Andover Townsman, Andover, MA


November 7, 2013

An eye-popping class guest

AHS students visited by $87,000 electric car


While none of the students said a Tesla purchase was planned anytime soon, some said seeing one in person left a lasting impression.

That included Maddie Moulden, whose family recently cut back on red meat to reduce their carbon footprint based on how cattle farming contributes to greenhouse gas emissions.

“It just reinforced what I already knew and showed me I made a good decision,” she said. “I definitely think, obviously not to this extent, but how you can buy a new car can save up to 18 percent on your efficiency... it was a lot more than I ever expected.”

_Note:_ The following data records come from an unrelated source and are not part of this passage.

## Fill MPSA rows directly into solver register tiles and shrink smem pool

MPSA assembly no longer builds the full n×W augmented matrix in shared memory. It passes a row-fill callback to the solver, which fills 8-row tiles per warp into a small buffer, normalises them and loads them straight into the elimination registers. The solution is then written to a compact padded X array. This reduces the per-node shared-memory footprint, which can raise occupancy or keep more nodes off the global-A path. A separate change sets the shared-memory carveout preference from the computed need, which may leave more L1 cache available.

```diff
diff --git a/porepy_b200/csrc/api.cu b/porepy_b200/csrc/api.cu
--- a/porepy_b200/csrc/api.cu
+++ b/porepy_b200/csrc/api.cu
@@ -83,8 +83,20 @@
     }
 }
 
+static int64_t cfg_pool(int cfg, int n, int w) {
+    switch (cfg) {
+        case 0: return Cfg0::pool_doubles(n, w);
+        case 1: return Cfg1::pool_doubles(n, w);
+        case 2: return Cfg2::pool_doubles(n, w);
+        case 3: return Cfg3::pool_doubles(n, w);
+        case 4: return Cfg4::pool_doubles(n, w);
+        case 5: return Cfg5::pool_doubles(n, w);
+        default: return Cfg6::pool_doubles(n, w);
+    }
+}
+
 template <class F>
-static int build_classes(pb_plan *p, std::vector<NodeClass> &out, F size_of) {
+static int build_classes(pb_plan *p, std::vector<NodeClass> &out, bool rows_to_solver, F size_of) {
     const HostPlan &H = p->H;
     std::vector<int32_t> lists[2 * kNumCfg];
     int64_t amax[2 * kNumCfg] = {0}, rmax[2 * kNumCfg] = {0}, smax[2 * kNumCfg] = {0};
@@ -107,7 +119,7 @@
                                          " sub-faces)");
         int key = cfg * 2 + (glob ? 1 : 0);
         lists[key].push_back((int32_t)s);
-        amax[key] = std::max(amax[key], a);
+        amax[key] = std::max(amax[key], rows_to_solver ? cfg_pool(cfg, n, w) : a);
         rmax[key] = std::max(rmax[key], r);
         smax[key] = std::max(smax[key], scr);
     }
@@ -138,7 +150,7 @@
 
 static int build_mpfa_classes(pb_plan *p) {
     const int nd = p->H.nd;
-    return build_classes(p, p->mpfa_cls, [&](int nsf, int nsc, int nb, int *n, int *w, int64_t *a, int64_t *r) {
+    return build_classes(p, p->mpfa_cls, false, [&](int nsf, int nsc, int nb, int *n, int *w, int64_t *a, int64_t *r) {
         *n = nsf;
         *w = mpfa_width(nd, nsf, nsc, nb);
         *a = mpfa_A_doubles(nd, nsf, nsc, nb);
@@ -1156,8 +1168,8 @@
     p->n_alpha = n_alpha;
     p->veta = eta;
     if (p->mpsa_cls_nalpha != n_alpha) {
-        int rc = build_classes(p, p->mpsa_cls, [&](int nsf, int nsc, int nb, int *n, int *w, int64_t *a,
-                                                   int64_t *r) {
+        int rc = build_classes(p, p->mpsa_cls, true, [&](int nsf, int nsc, int nb, int *n, int *w, int64_t *a,
+                                                         int64_t *r) {
             *n = nsf * nd;
             *w = mpsa_width(nd, nsf, nsc, nb, n_alpha);
             *a = mpsa_A_doubles(nd, nsf, nsc, nb, n_alpha);
diff --git a/porepy_b200/csrc/mpsa_node.cuh b/porepy_b200/csrc/mpsa_node.cuh
--- a/porepy_b200/csrc/mpsa_node.cuh
+++ b/porepy_b200/csrc/mpsa_node.cuh
@@ -35,7 +35,7 @@
 
 template <int ND, class Solver, class Team>
 PB_HD void mpsa_node(Team &t, const PlanView &P, const GeoView &G, const MpsaParams &prm,
-                     const MpsaOut &o, int64_t s, double *A, double *smd, double *scratch, int *err,
+                     const MpsaOut &o, int64_t s, double *pool, double *smd, double *scratch, int *err,
                      int64_t s_next = -1) {
     constexpr int ND2 = ND * ND;
     const int sc0 = P.node_sc_ptr[s], nsc = P.node_sc_ptr[s + 1] - sc0;
@@ -47,7 +47,6 @@
     const int ncc = nsc * ND;
     const int nbc = nb * ND;
     const int nrhs = ncc + nbc + nal * nsc;
-    const int W = (n + nrhs) | 1;
     const int64_t nf = P.nf, nc = P.nc, nn = P.nn;
 
     double *PS = smd;
@@ -92,7 +91,6 @@
         }
     }
     for (int x = t.tid(); x < n; x += t.size()) rowidx[x] = x;
-    for (int i = t.tid(); i < n * W; i += t.size()) A[i] = 0.0;
     for (int i = t.tid(); i < ND2 * (n + ncc); i += t.size()) SA[i] = 0.0;
     t.sync();
 
@@ -225,14 +223,13 @@
     }
     t.sync();
 
-    for (int x = t.tid(); x < n; x += t.size()) {
+    auto row_of = [&](int x, double *row) {
         const int u = x / ND, i = x - u * ND;
-        double *row = A + (int64_t)x * W;
         const int code = bcu[x];
         if (code == 1 && prm.basis == nullptr) {
             row[x] = 1.0;
             row[n + ncc + bloc[u] * ND + i] = 1.0;
-            continue;
+            return;
         }
         const double *nu = nrm + u * ND;
         if (prm.basis != nullptr && bloc[u] >= 0) {
@@ -299,12 +296,7 @@
                     }
                 }
             }
-            double sum = 0.0;
-            for (int c = 0; c < n; ++c) sum += fabs(row[c]);
-            if (!(sum > 0.0)) { flag_singular(err, s); continue; }
-            const double is = 1.0 / sum;
-            for (int c = 0; c < n + nrhs; ++c) row[c] *= is;
-            continue;
+            return;
         }
         for (int sd = 0; sd < 2; ++sd) {
             const int side = sd == 0 ? (sides[u] & 0xFFFF) : ((sides[u] >> 16) & 0xFFFF);
@@ -356,15 +348,11 @@
                 row[u * ND + j] += as * w;
             }
         }
-        double sum = 0.0;
-        for (int c = 0; c < n; ++c) sum += fabs(row[c]);
-        if (!(sum > 0.0)) { flag_singular(err, s); continue; }
-        const double is = 1.0 / sum;
-        for (int c = 0; c < n + nrhs; ++c) row[c] *= is;
-    }
-    t.sync();
-
-    if (!Solver::solve(t, A, n, W, nrhs, rowidx, scratch)) {
+    };
+
+    const double *X;
+    int ldx;
+    if (!Solver::solve_rows(t, row_of, n, nrhs, pool, rowidx, scratch, X, ldx)) {
         if (t.tid() == 0) flag_singular(err, s);
         t.sync();
         return;
@@ -394,7 +382,7 @@
                 const int k = k0 + (l & 3);
                 const double a0 = (row0 < ND2 && k < n) ? SA[row0 * n + k] : 0.0;
                 const double a1 = (row1 < ND2 && k < n) ? SA[row1 * n + k] : 0.0;
-                const double b = (k < n && colb < nrhs) ? A[(int64_t)rowidx[k] * W + n + colb] : 0.0;
+                const double b = (k < n && colb < nrhs) ? X[rowidx[k] * ldx + colb] : 0.0;
                 pb_dmma2(acc0, acc1, a0, a1, b);
             }
             const int c0 = 8 * tc + 2 * (l & 3);
@@ -414,7 +402,7 @@
     for (int it = t.tid(); it < ND2 * nrhs; it += t.size()) {
         const int p = it / nrhs, c = it - p * nrhs;
         double v = (c < ncc) ? SAc[p * ncc + c] : 0.0;
-        for (int x = 0; x < n; ++x) v += SA[p * n + x] * A[(int64_t)rowidx[x] * W + n + c];
+        for (int x = 0; x < n; ++x) v += SA[p * n + x] * X[(int64_t)rowidx[x] * ldx + c];
         Z[it] = v;
     }
 #endif
@@ -463,14 +451,14 @@
 #pragma unroll
         for (int a = 0; a < ND; ++a)
 #pragma unroll
-            for (int m = 0; m < ND; ++m) xo[a][m] = rowidx[(slot[k1 * ND + m] >> 1) * ND + a] * W + n;
+            for (int m = 0; m < ND; ++m) xo[a][m] = rowidx[(slot[k1 * ND + m] >> 1) * ND + a] * ldx;
         bool use_asym[ND];
         int uo[ND];
 #pragma unroll
         for (int i = 0; i < ND; ++i) {
             const int code = bcu[u * ND + i];
             use_asym[i] = !((code == 2 && elim[i]) || (code == 3 && elim[ND + i]));
-            uo[i] = rowidx[u * ND + i] * W + n;
+            uo[i] = rowidx[u * ND + i] * ldx;
         }
         const double im = invmf[u];
         const int64_t f = face[u];
@@ -484,7 +472,7 @@
             for (int a = 0; a < ND; ++a)
 #pragma unroll
                 for (int m = 0; m < ND; ++m) {
-                    const double xv = A[xo[a][m] + c];
+                    const double xv = X[xo[a][m] + c];
 #pragma unroll
                     for (int i = 0; i < ND; ++i) hk[i] += hs[i][a][m] * xv;
                 }
@@ -494,7 +482,7 @@
 #pragma unroll
                     for (int r = 0; r < ND; ++r) hk[i] += nu[r] * Z[(i * ND + r) * nrhs + c];
                 }
-                tr[i] = A[uo[i] + c] * im;
+                tr[i] = X[uo[i] + c] * im;
             }
             if (c < ncc) {
                 const int k = c / ND, j = c - k * ND;
@@ -574,7 +562,7 @@
             for (int a = 0; a < ND; ++a)
 #pragma unroll
                 for (int m = 0; m < ND; ++m)
-                    xr[a][m] = A + (int64_t)rowidx[(slot[k * ND + m] >> 1) * ND + a] * W + n;
+                    xr[a][m] = X + (int64_t)rowidx[(slot[k * ND + m] >> 1) * ND + a] * ldx;
             for (int c = t.lane(); c < nrhs; c += t.lanes()) {
                 double v = 0.0;
 #pragma unroll
diff --git a/porepy_b200/csrc/node_kernels.cuh b/porepy_b200/csrc/node_kernels.cuh
--- a/porepy_b200/csrc/node_kernels.cuh
+++ b/porepy_b200/csrc/node_kernels.cuh
@@ -107,13 +107,40 @@
     return ok;
 }
 
+template <class Team, class Fill>
+PB_HD void fill_system(Team &t, const Fill &fill, int n, int nrhs, double *A, int W) {
+    for (int i = t.tid(); i < n * W; i += t.size()) A[i] = 0.0;
+    t.sync();
+    for (int x = t.tid(); x < n; x += t.size()) {
+        double *row = A + (int64_t)x * W;
+        fill(x, row);
+        double sum = 0.0;
+        for (int c = 0; c < n; ++c) sum += fabs(row[c]);
+        if (sum > 0.0) {
+            const double is = 1.0 / sum;
+            for (int c = 0; c < n + nrhs; ++c) row[c] *= is;
+        }
+    }
+    t.sync();
+}
+
 struct SmemGJ {
     static constexpr int team = 256;
     static constexpr int min_blocks = 1;
     static PB_HD int64_t scratch_doubles(int n) { return n; }
+    static PB_HD int64_t pool_doubles(int n, int W) { return (int64_t)n * W; }
     template <class Team>
     static PB_HD bool solve(Team &t, double *A, int n, int W, int nrhs, int *rowidx, double *scratch) {
         return gauss_jordan(t, A, n, W, nrhs, rowidx, scratch);
+    }
+    template <class Team, class Fill>
+    static PB_HD bool solve_rows(Team &t, const Fill &fill, int n, int nrhs, double *pool, int *rowidx,
+                                 double *scratch, const double *&X, int &ldx) {
+        const int W = (n + nrhs) | 1;
+        fill_system(t, fill, n, nrhs, pool, W);
+        X = pool + n;
+        ldx = W;
+        return gauss_jordan(t, pool, n, W, nrhs, rowidx, scratch);
     }
 };
 
@@ -275,6 +302,14 @@
     }
 
 
+    static PB_HD int x_stride(int nrhs) { return ((nrhs + 11) / 16) * 16 + 4; }
+    static constexpr bool kFillTiles = NW > 2;
+    static PB_HD int64_t pool_doubles(int n, int W) {
+        if (!kFillTiles) return (int64_t)n * W;
+        const int64_t x = (int64_t)n * x_stride(W - n), f = (int64_t)NW * 8 * W;
+        return x > f ? x : f;
+    }
+
     template <class Team>
     static __device__ __forceinline__ bool solve(Team &t, double *A, int n, int W, int nrhs,
                                                  int *rowidx, double *scratch) {
@@ -292,6 +327,90 @@
                 c[rt][tc][1] = (myrow < n && col + 1 < wend) ? A[myrow * W + col + 1] : 0.0;
             }
         }
+        if (!eliminate(t, c, n, rowidx, scratch)) return false;
+        store(t, c, n, nrhs, A + n, W);
+        return true;
+    }
+
+    template <class Team, class Fill>
+    static __device__ __forceinline__ bool solve_rows(Team &t, const Fill &fill, int n, int nrhs, double *pool,
+                                                      int *rowidx, double *scratch, const double *&X, int &ldx) {
+        const int ti = t.warp(), l = t.lane();
+        const int gr = l >> 2, gc = (l & 3) * 2;
+        const int wend = n + nrhs;
+        const int W = wend | 1;
+        if constexpr (!kFillTiles) {
+            fill_system(t, fill, n, nrhs, pool, W);
+            X = pool + n;
+            ldx = W;
+            return solve(t, pool, n, W, nrhs, rowidx, scratch);
+        }
+        double *buf = pool + (int64_t)ti * 8 * W;
+        double c[RT][NCT][2];
+#pragma unroll
+        for (int rt = 0; rt < RT; ++rt)
+#pragma unroll
+            for (int tc = 0; tc < NCT; ++tc) c[rt][tc][0] = c[rt][tc][1] = 0.0;
+#pragma unroll 1
+        for (int ps = 0; ps < RT; ++ps) {
+            const int r0 = 8 * (ti + NW * ps);
+            if (r0 >= n) break;
+            for (int i = l; i < 8 * W; i += 32) buf[i] = 0.0;
+            __syncwarp();
+            if (l < 8 && r0 + l < n) fill(r0 + l, buf + l * W);
+            __syncwarp();
+            const double *row = buf + gr * W;
+            double sum = 0.0;
+            for (int cc = l & 3; cc < n; cc += 4) sum += fabs(row[cc]);
+            sum += __shfl_xor_sync(0xffffffffu, sum, 1);
+            sum += __shfl_xor_sync(0xffffffffu, sum, 2);
+            const double is = sum > 0.0 ? 1.0 / sum : 1.0;
+            const int myrow = r0 + gr;
+#pragma unroll
+            for (int rt = 0; rt < RT; ++rt) {
+                if (rt == ps && myrow < n) {
+#pragma unroll
+                    for (int tc = 0; tc < NCT; ++tc) {
+                        const int col = 8 * tc + gc;
+                        if (col < wend) c[rt][tc][0] = row[col] * is;
+                        if (col + 1 < wend) c[rt][tc][1] = row[col + 1] * is;
+                    }
+                }
+            }
+            __syncwarp();
+        }
+        if (!eliminate(t, c, n, rowidx, scratch)) return false;
+        ldx = x_stride(nrhs);
+        store(t, c, n, nrhs, pool, ldx);
+        X = pool;
+        return true;
+    }
+
+    template <class Team>
+    static __device__ __forceinline__ void store(Team &t, const double (&c)[RT][NCT][2], int n, int nrhs,
+                                                 double *X, int ldx) {
+        const int ti = t.warp(), l = t.lane();
+        const int gr = l >> 2, gc = (l & 3) * 2;
+#pragma unroll
+        for (int rt = 0; rt < RT; ++rt) {
+            const int myrow = 8 * (ti + NW * rt) + gr;
+#pragma unroll
+            for (int tc = 0; tc < NCT; ++tc) {
+                const int col = 8 * tc + gc - n;
+                if (myrow < n) {
+                    if (col >= 0 && col < nrhs) X[myrow * ldx + col] = c[rt][tc][0];
+                    if (col + 1 >= 0 && col + 1 < nrhs) X[myrow * ldx + col + 1] = c[rt][tc][1];
+                }
+            }
+        }
+        t.sync();
+    }
+
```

Fellow student Tim Awiszus said he would likely look for ways to make his next set of wheels run off the grid.

“Right now, I’m not looking for a car, but as I get older, I’ll definitely think about this stuff,” he said.

Bringing in people from the community to provide their own form of testimony on an issue helps get ideas going for the students, said Steve Fink, an Andover resident closely tied to the program.

“The original idea was, ‘Let’s get people who do stuff,’” Fink said. “They would be models for the students on what their career could be.”

In many cases, students who may be considering a certain career path could finalize their decision after meeting someone who has been successful in the field, Cutler said.

John Rogers said the environmental internship program is a great program because it allows the real world to reach through the school’s walls and touch students who will soon enter it.

“Climate change is pretty serious stuff, and there are pretty serious solutions,” Rogers said. “It’s great to have an avenue to reach kids who are really thinking about this stuff and connect them with the issues of the day.”